I had no money.  I wasn’t planning for my marriage to fail.  Alone.  Alone.  Alone.  I found a little apartment in a safe part of town that I could barely afford.  I was lucky to get it.  I landed the place right before Reno’s housing crisis exploded.  I cried some of the worst cries in that apartment.  I would come to work early just so I could cry out all my cries before anyone else got there.  It sucked, all of it sucked horribly.  

Then these amazing things started to happen.  Someone down at the spin studio I use to go to religiously (I could no longer afford it) decided to buy someone a month of spin for Christmas.  The front desk worker told the couple I would be a good candidate for the gift because I hadn’t been there in a while.  I saw the Full Pedal email confirming my unlimited month and called to report the error.  Instructor/Manager Jimmy, who I love and has spun me through my shit (unbeknownst to him), laughed and said it wasn’t a mistake.  It was a gift from another Full Pedal attendee.  I was SO grateful.  It was exactly what I needed.  I needed to refocus and get my shit together.  

I gave the couple, who was still anonymous to me, a card.  Of course, I poured my heart into that card and told them how much it really meant to me, what I was going through.  Then, Jimmy told me they wanted to pay for my Full Pedal membership for an ENTIRE YEAR.  I lost it.  I went to that damn studio almost every day at 5:00 am, sometimes twice a day.  I swear by that place.  It made me feel strong again.  It saved me.  

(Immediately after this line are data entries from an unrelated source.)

__device__ __forceinline__ void rows_distances_moments(const RowSrc& s, const int N, const double (&c)[6], double* nrm, double (&nr)[9], double* mom) {
    const int p = rows_p();
    const int slot = p >> 1;
    const bool odd = (p & 1) != 0;
    double acc[48];
#pragma unroll
    for (int k = 0; k < 48; ++k) acc[k] = zero_f64();
    double dA = 0.0, dB = 0.0;
    auto body = [&](const Pt6& q, double& r2_out) {
        const double x1 = q.v[0] - c[0], y1 = q.v[1] - c[1];
        const double x2 = q.v[2] - c[2], y2 = q.v[3] - c[3];
        const double x3 = q.v[4] - c[4], y3 = q.v[5] - c[5];
        const double r1 = x1 * x1 + y1 * y1, r2 = x2 * x2 + y2 * y2, r3 = x3 * x3 + y3 * y3;
        dA += sqrt_nonneg_uniform(odd ? r3 : r1);
        r2_out = r2;
        const double q2[4] = {1.0, x2, y2, r2};
        const double q3[4] = {1.0, x3, y3, r3};
        const double pa = odd ? y1 * y1 : x1 * x1, pb = odd ? y1 : x1 * y1, pc = odd ? 1.0 : x1;
#pragma unroll
        for (int b = 0; b < 4; ++b)
#pragma unroll
            for (int cc = 0; cc < 4; ++cc) {
                const double wv = q3[b] * q2[cc];
                acc[4 * b + cc] += pa * wv;
                acc[16 + 4 * b + cc] += pb * wv;
                acc[32 + 4 * b + cc] += pc * wv;
            }
    };
    constexpr int STEP = ROWL / 2;
    Pt6 pe = rows_load(s, (slot < N) ? slot : 0);
    Pt6 po = rows_load(s, (slot + STEP < N) ? slot + STEP : 0);
#pragma unroll 1
    for (int i = slot; i < N; i += 2 * STEP) {
        const Pt6 q = pe;
        if (i + 2 * STEP < N) pe = rows_load(s, i + 2 * STEP);
        double r2a, r2b = 0.0;
        body(q, r2a);
        if (i + STEP < N) {
            const Pt6 r = po;
            if (i + 3 * STEP < N) po = rows_load(s, i + 3 * STEP);
            body(r, r2b);
        }
        dB += sqrt_nonneg_uniform(odd ? r2b : r2a);
    }
    const double d1 = row_sum16(odd ? 0.0 : dA), d3 = row_sum16(odd ? dA : 0.0), d2 = row_sum16(dB);
    const double r2c = sqrt(2.0);
    const double dd[3] = {d1, d2, d3};
#pragma unroll
    for (int v = 0; v < 3; ++v) {
        const double norm0 = dd[v] / (double)N;
        nr[3 * v + 0] = r2c / norm0;
        nr[3 * v + 1] = -r2c * c[2 * v] / norm0;
        nr[3 * v + 2] = -r2c * c[2 * v + 1] / norm0;
    }
    if (p == 0) {
#pragma unroll
        for (int k = 0; k < 9; ++k) nrm[k] = nr[k];
    }
    const bool up8 = (p & 8) != 0, up4 = (p & 4) != 0, up2 = (p & 2) != 0;
#pragma unroll
    for (int i = 0; i < 24; ++i) acc[i] = halve_sum<8>(acc[i], acc[i + 24], up8);
#pragma unroll
    for (int i = 0; i < 12; ++i) acc[i] = halve_sum<4>(acc[i], acc[i + 12], up4);
#pragma unroll
    for (int i = 0; i < 6; ++i) acc[i] = halve_sum<2>(acc[i], acc[i + 6], up2);
    const int base = 6 * ((p >> 1) & 1) + 12 * ((p >> 2) & 1) + 24 * ((p >> 3) & 1);
    const double s1 = nr[0], s2 = nr[3], s3 = nr[6];
#pragma unroll
    for (int i = 0; i < 6; ++i) {
        const int e = 48 * (p & 1) + base + i;
        const int h = e >> 4, i3 = (e >> 2) & 3, i2 = e & 3;
        const double f1 = (h == 5) ? 1.0 : ((h == 2 || h == 4) ? s1 : s1 * s1);
        const double f3 = (i3 == 0) ? 1.0 : ((i3 == 3) ? s3 * s3 : s3);
        const double f2 = (i2 == 0) ? 1.0 : ((i2 == 3) ? s2 * s2 : s2);
        mom[e] = acc[i] * (f1 * f3 * f2);
    }
}
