New measurement: 277.4 (median of 6 runs). 1.01x the previous value.

```diff
diff --git a/include/mickey_hip.h b/include/mickey_hip.h
--- a/include/mickey_hip.h
+++ b/include/mickey_hip.h
@@ -122,6 +122,13 @@
 int mk_linattn_apply(const float* qkv, const float* kv, void* out, int ldo, int groups, int nimg, int L, int C, int dtype,
                      mk_stream_t stream);
 
+int mk_linattn_kv_fused(const void* x, int lda, long long strideX, const void* qkv_w, int ldw, long long strideW, float* kv,
+                        float* work, int groups, int nimg, int L, int C, int dtype, mk_stream_t stream);
+int mk_linattn_apply_fused(const void* x, int lda, long long strideX, const void* qkv_w, int ldw, long long strideW, const float* kv,
+                           const void* merge_w, int ldwm, long long strideWm, const float* ln_w, const float* ln_b, float eps,
+                           void* out, int ldo, long long strideOut, int groups, int nimg, int L, int C, int dtype,
+                           mk_stream_t stream);
+
 long long mk_linattn_train_work_floats(int nimg, int L, int S, int C);
 int mk_linattn_train_fwd(const float* q, long long ldq, long long sq, const float* k, long long ldk, long long sk, const float* v,
                          long long ldv, long long sv, float eps, float* out, float* kv, float* work, int nimg, int L, int S, int C,
diff --git a/mickey_amd/_native.py b/mickey_amd/_native.py
--- a/mickey_amd/_native.py
+++ b/mickey_amd/_native.py
@@ -51,6 +51,8 @@
     "mk_linattn_work_floats": ("l", "iiii"),
     "mk_linattn_kv": ("i", "pppiiiip"),
     "mk_linattn_apply": ("i", "pppiiiiiip"),
+    "mk_linattn_kv_fused": ("i", "pilpilppiiiiip"),
+    "mk_linattn_apply_fused": ("i", "pilpilppilppfpiliiiiip"),
     "mk_linattn_train_work_floats": ("l", "iiii"),
     "mk_linattn_train_fwd": ("i", "pllpllpllfpppiiiip"),
     "mk_linattn_train_bwd": ("i", "pllpllpllppfpppppiiiip"),
diff --git a/mickey_amd/csrc/mk_heads.hip b/mickey_amd/csrc/mk_heads.hip
--- a/mickey_amd/csrc/mk_heads.hip
+++ b/mickey_amd/csrc/mk_heads.hip
@@ -29,6 +29,32 @@
 }
 
 __device__ __forceinline__ float phi(float x) { return x > 0.f ? x + 1.0f : expf(x); }
+
+template <int NV>
+__device__ __forceinline__ void kv_outer(float (&acc)[4][NV], float (&ks)[4], const f32x4 k4, const float (&vs)[NV]) {
+#pragma unroll
+  for (int a = 0; a < 4; ++a) {
+#pragma unroll
+    for (int e = 0; e < NV; ++e) acc[a][e] += k4[a] * vs[e];
+    ks[a] += k4[a];
+  }
+}
+
+template <int NV, typename KVAT, typename KSAT, typename PUT>
+__device__ __forceinline__ void linattn_apply_cols(const float (&Q)[16], KVAT kvat, KSAT ksat, const int L, PUT put) {
+  float z = 0.f;
+#pragma unroll
+  for (int d = 0; d < 16; ++d) z += Q[d] * ksat(d);
+  const float scale = (float)L / (z + 1e-6f);
+#pragma unroll
+  for (int v = 0; v < NV; ++v) {
+    float s = 0.f;
+#pragma unroll
+    for (int d = 0; d < 16; ++d) s += Q[d] * kvat(d, v);
+    s *= scale;
+    put(v, s);
+  }
+}
 
 __global__ __launch_bounds__(256) void linattn_kv_partial(const float* __restrict__ qkv, float* __restrict__ part, int L, int C,
                                                           int nchunk) {
@@ -68,15 +94,8 @@
       const float* row = skv + s * 2 * C + h * 16;
       const f32x4 k4 = *(const f32x4*)(row + dg * 4);
       const f32x4 v0 = *(const f32x4*)(row + C + vh * 8), v1 = *(const f32x4*)(row + C + vh * 8 + 4);
-#pragma unroll
-      for (int a = 0; a < 4; ++a) {
-#pragma unroll
-        for (int e = 0; e < 4; ++e) {
-          acc[a][e] += k4[a] * (v0[e] * invL);
-          acc[a][4 + e] += k4[a] * (v1[e] * invL);
-        }
-        ks[a] += k4[a];
-      }
+      const float v8[8] = {v0[0] * invL, v0[1] * invL, v0[2] * invL, v0[3] * invL, v1[0] * invL, v1[1] * invL, v1[2] * invL, v1[3] * invL};
+      kv_outer<8>(acc, ks, k4, v8);
     }
   }
   __syncthreads();
@@ -126,19 +145,9 @@
     for (int e = 0; e < 4; ++e) Q[d4 * 4 + e] = phi(t4[e]);
   }
   const float* K = skv + h * 273;
-  float z = 0.f;
-#pragma unroll
-  for (int d = 0; d < 16; ++d) z += Q[d] * K[256 + d];
-  const float scale = (float)L / (z + 1e-6f);
   typename Lp<T>::V8 o0, o1;
-#pragma unroll
-  for (int v = 0; v < 16; ++v) {
-    float a = 0.f;
-#pragma unroll
-    for (int d = 0; d < 16; ++d) a += Q[d] * K[d * 16 + v];
-    a *= scale;
-    if (v < 8) o0[v] = (T)a; else o1[v - 8] = (T)a;
-  }
+  linattn_apply_cols<16>(Q, [&](int d, int v) { return K[d * 16 + v]; }, [&](int d) { return K[256 + d]; }, L,
+                         [&](int v, float a) { if (v < 8) o0[v] = (T)a; else o1[v - 8] = (T)a; });
   T* orow = out + (gi * L + s) * ldo + h * 16;
   *(typename Lp<T>::V8*)orow = o0;
   *(typename Lp<T>::V8*)(orow + 8) = o1;
@@ -241,6 +250,33 @@
   }
 }
 
+__device__ __forceinline__ float ln128_centre(f32x4 (&acc)[8], const float eps) {
+  float sm = 0.f;
+#pragma unroll
+  for (int f = 0; f < 8; ++f) sm += (acc[f][0] + acc[f][1]) + (acc[f][2] + acc[f][3]);
+  sm += __shfl_xor(sm, 16, 64);
+  sm += __shfl_xor(sm, 32, 64);
+  const float mean = sm * (1.0f / 128.0f);
+  float qs = 0.f;
+#pragma unroll
+  for (int f = 0; f < 8; ++f) {
+#pragma unroll
+    for (int e = 0; e < 4; ++e) {
+      acc[f][e] -= mean;
+      qs += acc[f][e] * acc[f][e];
+    }
+  }
+  qs += __shfl_xor(qs, 16, 64);
+  qs += __shfl_xor(qs, 32, 64);
+  return 1.0f / sqrtf(qs * (1.0f / 128.0f) + eps);
+}
+__device__ __forceinline__ f32x4 ln128_affine(const f32x4 c, const float rstd, const f32x4 ww, const f32x4 bb) {
+  f32x4 y;
+#pragma unroll
+  for (int e = 0; e < 4; ++e) y[e] = c[e] * rstd * ww[e] + bb[e];
+  return y;
+}
+
 template <typename T>
 __global__ __launch_bounds__(256, 2) void gemm_ln128_kernel(const T* __restrict__ A, int lda, long long strideA, const T* __restrict__ W,
                                                             int ldw, long long strideW, const float* __restrict__ lnw,
@@ -306,24 +342,7 @@
       }
     }
     if (more) load_x(tile + nwg);
-    float sm = 0.f;
-#pragma unroll
-    for (int f = 0; f < 8; ++f) sm += (acc[f][0] + acc[f][1]) + (acc[f][2] + acc[f][3]);
-    sm += __shfl_xor(sm, 16, 64);
-    sm += __shfl_xor(sm, 32, 64);
-    const float mean = sm * (1.0f / 128.0f);
-    float qs = 0.f;
-#pragma unroll
-    for (int f = 0; f < 8; ++f) {
-#pragma unroll
-      for (int e = 0; e < 4; ++e) {
-        acc[f][e] -= mean;
-        qs += acc[f][e] * acc[f][e];
-      }
-    }
-    qs += __shfl_xor(qs, 16, 64);
-    qs += __shfl_xor(qs, 32, 64);
-    const float rstd = 1.0f / sqrtf(qs * (1.0f / 128.0f) + eps);
+    const float rstd = ln128_centre(acc, eps);
     if (ok) {
       const long long grow = (long long)g * M + row;
       const long long orow = bord_h > 0 ? (long long)g * brows + bordered_row(row, bord_h, bord_w) : grow;
@@ -331,9 +350,7 @@
       for (int f = 0; f < 8; ++f) {
         const int fe = f * 16 + q * 4;
         const f32x4 ww = *(const f32x4*)(slw + fe), bb = *(const f32x4*)(slb + fe);
-        f32x4 y;
-#pragma unroll
-        for (int e = 0; e < 4; ++e) y[e] = acc[f][e] * rstd * ww[e] + bb[e];
+        f32x4 y = ln128_affine(acc[f], rstd, ww, bb);
         if (resid) {
           y += rv[f];
           *(f32x4*)(resid + grow * ldr + fe) = y;
@@ -346,6 +363,258 @@
     }
     if (resid && more) load_r(tile + nwg);
   }
+}
+
+constexpr int FC = 128;
+
+template <typename T, int ROWS>
+__device__ __forceinline__ void w_rows_to_lds(const T* __restrict__ Wg, const int ldw, char* dst, const int tid, const int nthr) {
+  for (int i = tid; i < ROWS * 16; i += nthr) {
+    const int c = i & 3, st = (i >> 2) & 3, n = i >> 4;
+    const uint4 v = *(const uint4*)(Wg + (long long)n * ldw + st * 32 + c * 8);
+    *(uint4*)(dst + ((st * ROWS + n) * 64 + ((c ^ ((n >> 2) & 3)) << 4))) = v;
+  }
+}
+template <typename T, int ROWS>
+__device__ __forceinline__ typename Lp<T>::V8 w_frag(const char* w, const int st, const int n, const int q) {
+  return *(const typename Lp<T>::V8*)(w + ((st * ROWS + n) * 64 + ((q ^ ((n >> 2) & 3)) << 4)));
+}
+
+template <typename T>
+__global__ __launch_bounds__(256, 2) void linattn_kv_fused_kernel(const T* __restrict__ X, int lda, long long strideX,
+                                                                  const T* __restrict__ Wqkv, int ldw, long long strideW,
+                                                                  float* __restrict__ part, int nimg, int L, int nchunk) {
+  using V8 = typename Lp<T>::V8;
+  __shared__ __attribute__((aligned(16))) float stage[4 * 1024];
+  constexpr int H = FC / 16;
+  const int tid = threadIdx.x, lane = tid & 63, wave = __builtin_amdgcn_readfirstlane(tid >> 6);
+  const long long gi = blockIdx.y;
+  const int g = (int)(gi / nimg), img = (int)(gi % nimg);
+  float* stg = stage + wave * 1024;
+  const int r16 = lane & 15, q = lane >> 4;
+  const int hp = lane >> 5, vg = (lane >> 2) & 7, dg = lane & 3;
+  const float invL = 1.0f / (float)L;
+  V8 wf[4][4];
+  {
+    const T* Wg = Wqkv + (long long)g * strideW + q * 8;
+#pragma unroll
+    for (int j = 0; j < 4; ++j) {
+      const int n = FC + (j >> 1) * FC + wave * 32 + (j & 1) * 16 + r16;
+#pragma unroll
+      for (int st = 0; st < 4; ++st) wf[st][j] = *(const V8*)(Wg + (long long)n * ldw + st * 32);
+    }
+  }
+  const T* xi = X + (long long)g * strideX + (long long)img * L * lda + q * 8;
+  auto load_x = [&](int first, V8(&xf)[4]) {
+    const int s = min(first + 4 * r16, L - 1);
+#pragma unroll
+    for (int st = 0; st < 4; ++st) xf[st] = *(const V8*)(xi + (long long)s * lda + st * 32);
+  };
+  V8 xf[4], xn[4];
+  int chunk = blockIdx.x;
+  if (chunk < nchunk) load_x(chunk * KV_CHUNK, xf);
+  for (; chunk < nchunk; chunk += gridDim.x) {
+    const int ntok = min(L, (chunk + 1) * KV_CHUNK) - chunk * KV_CHUNK;
+    float acc[4][4][2], ks[4][4];
+#pragma unroll
+    for (int b = 0; b < 4; ++b)
+#pragma unroll
+      for (int a = 0; a < 4; ++a) acc[b][a][0] = acc[b][a][1] = ks[b][a] = 0.f;
+#pragma unroll
+    for (int b = 0; b < 4; ++b) {
+      f32x4 kvq[4];
+#pragma unroll
+      for (int j = 0; j < 4; ++j) kvq[j] = f32x4{0.f, 0.f, 0.f, 0.f};
+#pragma unroll
+      for (int st = 0; st < 4; ++st)
+#pragma unroll
+        for (int j = 0; j < 4; ++j) kvq[j] = Lp<T>::mma16(wf[st][j], xf[st], kvq[j]);
+#pragma unroll
+      for (int st = 0; st < 4; ++st) xn[st] = xf[st];
+      if (b < 3) load_x(chunk * KV_CHUNK + b + 1, xn);
+      else if (chunk + (int)gridDim.x < nchunk) load_x((chunk + gridDim.x) * KV_CHUNK, xn);
+#pragma unroll
+      for (int j = 0; j < 2; ++j)
+#pragma unroll
+        for (int e = 0; e < 4; ++e) {
+          kvq[j][e] = phi(kvq[j][e]);
+          kvq[2 + j][e] = kvq[2 + j][e] * invL;
+        }
+#pragma unroll
+      for (int j = 0; j < 4; ++j) *(f32x4*)(stg + r16 * 64 + (((j * 4 + q) ^ r16) << 2)) = kvq[j];
+      __builtin_amdgcn_wave_barrier();
+      auto token = [&](const int t) {
+        const f32x4 k4 = *(const f32x4*)(stg + t * 64 + (((hp * 4 + dg) ^ t) << 2));
+        const float2 v2 = *(const float2*)(stg + t * 64 + (((8 + hp * 4 + (vg >> 1)) ^ t) << 2) + (vg & 1) * 2);
+        const float vs[2] = {v2.x, v2.y};
+        kv_outer<2>(acc[b], ks[b], k4, vs);
+      };
+      if (ntok == KV_CHUNK) {
+#pragma unroll
+        for (int t = 0; t < 16; ++t) token(t);
+      } else {
+#pragma unroll 1
+        for (int t = 0; b + 4 * t < ntok; ++t) token(t);
+      }
+      __builtin_amdgcn_wave_barrier();
+#pragma unroll
+      for (int st = 0; st < 4; ++st) xf[st] = xn[st];
+    }
+    float* o = part + (((gi * H + 2 * wave + hp) * nchunk) + chunk) * KVW;
+#pragma unroll
+    for (int a = 0; a < 4; ++a) {
+      float2 r;
+      r.x = ((acc[0][a][0] + acc[1][a][0]) + acc[2][a][0]) + acc[3][a][0];
+      r.y = ((acc[0][a][1] + acc[1][a][1]) + acc[2][a][1]) + acc[3][a][1];
+      *(float2*)(o + (dg * 4 + a) * 16 + vg * 2) = r;
+    }
+    if (vg == 0) {
+      f32x4 r;
+#pragma unroll
+      for (int a = 0; a < 4; ++a) r[a] = ((ks[0][a] + ks[1][a]) + ks[2][a]) + ks[3][a];
+      *(f32x4*)(o + 256 + dg * 4) = r;
+    }
+  }
+}
+
+template <typename T, bool MERGE>
+__global__ __launch_bounds__(512) void linattn_apply_fused_kernel(const T* X, int lda, long long strideX, const T* __restrict__ Wqkv,
+                                                                  int ldw, long long strideW, const float* __restrict__ kv,
+                                                                  const T* __restrict__ Wm, int ldwm, long long strideWm,
+                                                                  const float* __restrict__ lnw, const float* __restrict__ lnb, float eps,
+                                                                  T* out, int ldo, long long strideO, int nimg, int L) {
+  using V8 = typename Lp<T>::V8;
+  using V4 = typename Lp<T>::V4;
+  extern __shared__ __attribute__((aligned(16))) char smem[];
+  constexpr int H = FC / 16;
+  const int tid = threadIdx.x, lane = tid & 63, wave = __builtin_amdgcn_readfirstlane(tid >> 6);
+  const long long gi = blockIdx.y;
+  const int g = (int)(gi / nimg), img = (int)(gi % nimg);
+  char* swm = smem + FC * FC * 2;
+  float* slw = (float*)(smem + 2 * FC * FC * 2);
+  float* slb = slw + FC;
+  w_rows_to_lds<T, FC>(Wqkv + (long long)g * strideW, ldw, smem, tid, 512);
+  if (MERGE) {
+    w_rows_to_lds<T, FC>(Wm + (long long)g * strideWm, ldwm, swm, tid, 512);
+    if (tid < FC) {
+      slw[tid] = lnw[g * FC + tid];
+      slb[tid] = lnb[g * FC + tid];
+    }
+  }
+  __syncthreads();
+  float* stq = (float*)(smem + 2 * FC * FC * 2 + 1024) + wave * 2048;
+  const int r16 = lane & 15, q = lane >> 4;
+  const int par = lane >> 5, h = (lane >> 2) & 7, vg = lane & 3;
+  f32x4 kreg[16], ksum[4];
+  {
+    const float* kp = kv + (gi * H + h) * KVW;
+#pragma unroll
+    for (int d = 0; d < 16; ++d) kreg[d] = *(const f32x4*)(kp + d * 16 + vg * 4);
+#pragma unroll
+    for (int d4 = 0; d4 < 4; ++d4) ksum[d4] = *(const f32x4*)(kp + 256 + d4 * 4);
+  }
+  const int ntile = (L + 15) >> 4, step = gridDim.x * 8;
+  const T* xi = X + (long long)g * strideX + (long long)img * L * lda + q * 8;
+  T* oi = out + (long long)g * strideO + (long long)img * L * ldo;
+  V8 xf[4];
+  auto load_x = [&](int tile) {
+    const int s = min(tile * 16 + r16, L - 1);
+#pragma unroll
+    for (int st = 0; st < 4; ++st) xf[st] = *(const V8*)(xi + (long long)s * lda + st * 32);
+  };
+  int tile = blockIdx.x * 8 + wave;
+  if (tile < ntile) load_x(tile);
+  for (; tile < ntile; tile += step) {
+    f32x4 acc[8];
+#pragma unroll
+    for (int f = 0; f < 8; ++f) acc[f] = f32x4{0.f, 0.f, 0.f, 0.f};
+#pragma unroll
+    for (int st = 0; st < 4; ++st)
+#pragma unroll
+      for (int f = 0; f < 8; ++f) acc[f] = Lp<T>::mma16(w_frag<T, FC>(smem, st, f * 16 + r16, q), xf[st], acc[f]);
+    if (tile + step < ntile) load_x(tile + step);
+#pragma unroll
+    for (int f = 0; f < 8; ++f) {
+#pragma unroll
+      for (int e = 0; e < 4; ++e) acc[f][e] = phi(acc[f][e]);
+      const int c = f * 4 + q;
+      *(f32x4*)(stq + r16 * 128 + ((c ^ r16 ^ ((c >> 4) << 1)) << 2)) = acc[f];
+    }
+    __builtin_amdgcn_wave_barrier();
+    V4 msg[8];
+#pragma unroll
+    for (int i = 0; i < 8; ++i) {
+      const int t = 2 * i + par;
+      float Q[16];
+#pragma unroll
+      for (int d4 = 0; d4 < 4; ++d4) {
+        const int c = h * 4 + d4;
+        const f32x4 t4 = *(const f32x4*)(stq + t * 128 + ((c ^ t ^ ((c >> 4) << 1)) << 2));
+#pragma unroll
+        for (int e = 0; e < 4; ++e) Q[d4 * 4 + e] = t4[e];
+      }
+      linattn_apply_cols<4>(Q, [&](int d, int v) { return kreg[d][v]; }, [&](int d) { return ksum[d >> 2][d & 3]; }, L,
+                            [&](int v, float a) { msg[i][v] = (T)a; });
+      if constexpr (!MERGE) {
+        const int s = tile * 16 + t;
+        if (s < L) *(V4*)(oi + (long long)s * ldo + h * 16 + vg * 4) = msg[i];
+      }
+    }
+    if constexpr (MERGE) {
+      __builtin_amdgcn_wave_barrier();
+      char* stm = (char*)stq;
+#pragma unroll
+      for (int i = 0; i < 8; ++i) {
+        const int t = 2 * i + par;
+        *(V4*)(stm + t * 256 + (((h * 2 + (vg >> 1)) ^ t) << 4) + (vg & 1) * 8) = msg[i];
+      }
+      __builtin_amdgcn_wave_barrier();
+      V8 mf[4];
+#pragma unroll
+      for (int st = 0; st < 4; ++st) mf[st] = *(const V8*)(stm + r16 * 256 + (((st * 4 + q) ^ r16) << 4));
+      __builtin_amdgcn_wave_barrier();
+#pragma unroll
+      for (int f = 0; f < 8; ++f) acc[f] = f32x4{0.f, 0.f, 0.f, 0.f};
+#pragma unroll
+      for (int st = 0; st < 4; ++st)
+#pragma unroll
+        for (int f = 0; f < 8; ++f) acc[f] = Lp<T>::mma16(w_frag<T, FC>(swm, st, f * 16 + r16, q), mf[st], acc[f]);
+      const float rstd = ln128_centre(acc, eps);
+      const int s = tile * 16 + r16;
+      if (s < L) {
+#pragma unroll
+        for (int f = 0; f < 8; ++f) {
+          const int fe = f * 16 + q * 4;
+          const f32x4 y = ln128_affine(acc[f], rstd, *(const f32x4*)(slw + fe), *(const f32x4*)(slb + fe));
+          V4 o;
+#pragma unroll
+          for (int e = 0; e < 4; ++e) o[e] = (T)y[e];
+          *(V4*)(oi + (long long)s * ldo + fe) = o;
+        }
+      }
+    }
+  }
+}
+
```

I spun my ass off.  My luck was starting to really turn around.  Later, I saw a contest on Instagram put on by a local race series.  They wanted us to tag our training photos using their hashtags and the winner would get a free race entry.  I had been wanting to run the marathon but was still having a hard time financially after the divorce.  A $120 marathon just wasn’t in my budget.  So I started tagging all of my training photos and guess the f*ck what?!  I won the contest.  I won an entry to the Downtown River Run Marathon.  I now had a goal, something to focus on and train for.  I continued to spin and log miles.  Funny thing about this race, it’s a Boston Qualifier.  Boston was now back in the forefront.  

One of my favorite things about running is that it’s yours.  No one can take it from you.  You earn every step, every mile, every medal.  Running has never let me down.  I’ve gotten everything I’ve put into it.

I knew that if I got to Boston my dad would have to come and I did.  I’m running the f*cking Boston Marathon in 2018.  Oh, and guess who’s coming watch me run it?  My dad.

I’m almost done with my Master’s, I’m a certified spin instructor, I’m getting a promotion in a month, I’m a big through Big Brothers Big Sisters of Northern Nevada and my mom and dad are going to watch me run the Boston marathon next year.  

“Move, because movements can become moments.”